Initially, 128 seconds series of RR waves is extracted into another window (fig.6). Using get-peak function, peaks of RR waves are detected and plotted as shown in fig.7. Threshold for get-peak function is set by visual inspection of peaks so as to have selection of all peaks that represent ‘R' waves. Optimum care has been taken while inspecting data at this stage, as improper selection of artifact, ectopic or noise pulses would result in wrong index value. However, no editing is necessary in 99 % cases, as pulses are sharp and have large amplitudes. RR intervals are plotted in next window by taking derivative of these peaks (fig.8). Accuracy of one millisecond was maintained during this process. RR interval time series is an irregularly time-sampled series and should therefore be interpolated prior to spectrum estimation. Hence, it is interpolated by two and processed for PSD. Related worksheet windows are shown as fig.9 and fig.10. It calculates, Mean-RR and SD-RR in time domain, whereas, VLF, LF, HF, TF and LF/HF parameters in frequency domain.

Figure 5

Figure 5: Flow chart summarizing individual steps used when recording and processing RR Intervals in order to obtain data for RRV analysis.

Figure 6

Figure 6: R Waves

Figure 7

Figure 7: R Wave Peaks

Figure 8

Figure 8: RR Series

To determine values for RR variability, we recruited a sample of 15 healthy persons 17 to 50 years old. In this study, RR intervals were recorded in three different modes or positions: supine, sitting and five seconds rhythm respiration or deep respiration. At a time 150 seconds R-R interval data was acquired in each mode. All experiments were performed in the afternoon between 2.00pm to 7.00pm, at least 2 hours after a lunch in a quiet environmentally controlled recording room. The subjects were asked to refrain from heavy exercise or alcoholic beverages and smoking for at least 24 hours before the tests.
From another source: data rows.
Result: no change. 17.62 (median of 6 runs) (+0.8%).

```diff
diff --git a/include/refign_hip.h b/include/refign_hip.h
--- a/include/refign_hip.h
+++ b/include/refign_hip.h
@@ -80,6 +80,11 @@
 int rfn_align_tail_f32(const float* logits_ref, const float* flow_q, const float* logvar_q, float* warped,
                        unsigned char* mask, float* cert, float* flow_up, int B, int C, int H, int W, int h,
                        int w, rfn_stream_t stream);
+
+int rfn_teacher_tail_f32(const float* logits_trg, const float* logits_ref, long stride_b, long stride_c, long stride_y,
+                         long stride_x, const float* flow_q, const float* logvar_q, void* workspace, float* probs,
+                         float* pseudo_prob, long* pseudo_label, unsigned char* mask, float* cert, int B, int C, int h, int w,
+                         int hf, int wf, int H, int W, float gamma, int flags, rfn_stream_t stream);
 
 int rfn_dwconv3x3_nhwc_fwd(const void* x, const float* weight, const float* bias, void* y, int B, int H, int W,
                            int C, int dilation, int dtype, int flip, rfn_stream_t stream);
diff --git a/refign_amd/csrc/bilinear.h b/refign_amd/csrc/bilinear.h
--- a/refign_amd/csrc/bilinear.h
+++ b/refign_amd/csrc/bilinear.h
@@ -10,6 +10,7 @@
   float tx, ty;
   bool v00, v01, v10, v11;
   bool finite;
+  int cx0, cx1, cy0, cy1;
 };
 
 __device__ __forceinline__ WarpTap warp_tap(float gx, float gy, float fx, float fy, int H, int W) {
@@ -31,6 +32,7 @@
   const bool vy0 = y0 >= 0 && y0 < H, vy1 = y1 >= 0 && y1 < H;
   const int cx0 = min(max(x0, 0), W - 1), cx1 = min(max(x1, 0), W - 1);
   const int cy0 = min(max(y0, 0), H - 1), cy1 = min(max(y1, 0), H - 1);
+  t.cx0 = cx0; t.cx1 = cx1; t.cy0 = cy0; t.cy1 = cy1;
   t.o00 = cy0 * W + cx0; t.o01 = cy0 * W + cx1; t.o10 = cy1 * W + cx0; t.o11 = cy1 * W + cx1;
   t.v00 = vx0 && vy0; t.v01 = vx1 && vy0; t.v10 = vx0 && vy1; t.v11 = vx1 && vy1;
   const float ax = 1.0f - t.tx, ay = 1.0f - t.ty;
@@ -43,9 +45,12 @@
   return t;
 }
 
+__device__ __forceinline__ float tap_combine(float nw, float ne, float sw, float se, const WarpTap& t) {
+#pragma clang fp contract(off)
+  return nw * t.w00 + ne * t.w01 + sw * t.w10 + se * t.w11;
+}
 __device__ __forceinline__ float tap_sample(const float* __restrict__ src, const WarpTap& t) {
-#pragma clang fp contract(off)
-  return src[t.o00] * t.w00 + src[t.o01] * t.w01 + src[t.o10] * t.w10 + src[t.o11] * t.w11;
+  return tap_combine(src[t.o00], src[t.o01], src[t.o10], src[t.o11], t);
 }
 
 template <bool CLAMP>
@@ -72,6 +77,15 @@
   up_split<true>(fmaxf(s, 0.f), in, i0, i1, l1);
 }
 
+__device__ __forceinline__ float up_lerp(float l0, float a, float l1, float b) {
+#pragma clang fp contract(off)
+  return l0 * a + l1 * b;
+}
+__device__ __forceinline__ float up_sample(const float* __restrict__ p, int w, int y0, int y1, int x0, int x1,
+                                           float ly0, float ly1, float lx0, float lx1) {
+  return up_lerp(ly0, up_lerp(lx0, p[y0 * w + x0], lx1, p[y0 * w + x1]), ly1, up_lerp(lx0, p[y1 * w + x0], lx1, p[y1 * w + x1]));
+}
+
 __device__ __forceinline__ void up_cell_window(int cell, float scale, int out_size, int& lo, int& hi) {
   const float inv = 1.f / scale;
   lo = cell <= 1 ? 0 : max(0, (int)floorf(((float)cell - 0.5f) * inv - 0.5f) - 1);
diff --git a/refign_amd/csrc/refine.hip b/refign_amd/csrc/refine.hip
--- a/refign_amd/csrc/refine.hip
+++ b/refign_amd/csrc/refine.hip
@@ -1,13 +1,7 @@
 #include "common.h"
+#include "refine_px.h"
 
 namespace rfn {
-
-constexpr int kClasses = 19;
-constexpr int kPartials = 256;
-
-__device__ __forceinline__ bool is_static_large(int c) {
-  return (c <= 4) || (c >= 8 && c <= 10);
-}
 
 __global__ __launch_bounds__(256) void refine_entropy_kernel(const float* __restrict__ logits,
                                                              double* __restrict__ partials, int HW) {
@@ -16,33 +10,11 @@
   double local = 0.0;
   for (int pix = blockIdx.x * 256 + threadIdx.x; pix < HW; pix += kPartials * 256) {
     float v[kClasses];
-    float m = -INFINITY;
 #pragma unroll
-    for (int c = 0; c < kClasses; ++c) {
-      v[c] = p[(size_t)c * HW + pix];
-      m = fmaxf(m, v[c]);
-    }
-    float sum = 0.0f;
-#pragma unroll
-    for (int c = 0; c < kClasses; ++c) {
-      v[c] -= m;
-      sum += expf(v[c]);
-    }
-    const float lsum = logf(sum);
-    float ent = 0.0f;
-#pragma unroll
-    for (int c = 0; c < kClasses; ++c) {
-      const float lp = v[c] - lsum;
-      ent -= (expf(v[c]) / sum) * lp;
-    }
-    local += (double)ent;
+    for (int c = 0; c < kClasses; ++c) v[c] = p[(size_t)c * HW + pix];
+    local += (double)pixel_entropy(v);
   }
-  __shared__ double red[4];
-#pragma unroll
-  for (int o = 32; o > 0; o >>= 1) local += __shfl_xor(local, o, 64);
-  if ((threadIdx.x & 63) == 0) red[threadIdx.x >> 6] = local;
-  __syncthreads();
-  if (threadIdx.x == 0) partials[(size_t)n * kPartials + blockIdx.x] = red[0] + red[1] + red[2] + red[3];
+  store_entropy_partial(local, partials, n);
 }
 
 __global__ __launch_bounds__(256) void refine_blend_kernel(const float* __restrict__ lt, const float* __restrict__ lr,
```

On entering the recording room, each participant was transferred onto a table and fitted with a Cardiosport belt sensor. In an attempt to achieve steady-state resting conditions, participants lay quietly in a dark, quiet room for 10 min before the start of data collection. The testing protocol consisted of a 10-minutes period of supine rest, a 2.5 minutes supine-mode recording, a 2.5-minutes sitting-mode recording, a 10 minutes supine rest and 2.5 minutes deep breathing or rhythm respiration recording.

Figure 9

Figure 9: Power Spectral Density

Figure 10

Figure 10: Statistical and Spectral Values

Results And Discussion

The system was initially tested on number of subjects to analyze its performance and assess its suitability for research. Accuracy of wireless system was compared with ECG system. This was done by recording ECG and output of cardiopulse receiver simultaneously, from same subject using two-channel Picotech ADC card (ADC100). Recordings are shown in fig.11.

Figure 11

Figure 11: Comparison between Recording using ECG and Wireless System

It was observed that results obtained by developed system are cent-to-cent percent comparable with the system using ECG. Results show that wireless system is most appropriate for this type of research. Furthermore, no electrodes need to be connected to the subject to acquire the data. We measured time and frequency domain based indices for 15 subjects. Results obtained are comparable with existing HRV analysis systems. The mean results obtained are shown in Table 1.

Figure 12

Table 1: RRV Measurements on Normal Subjects

A cardiosport pulse transmitter belt is probably the easiest way to detect RR-interval times. It is lightweight, waterproof, comfortable, and accurate. The developed receiver has optimum performance to acquire RR series signals from the subject in the range of about one meter. The system is flexible; data can be collected while the subject is at rest or doing exercise. The system is capable of analyzing ECG signal to get: Mean-RR, SD-RR, VLF, LF, HF, Total Power and ratio LF/HF values.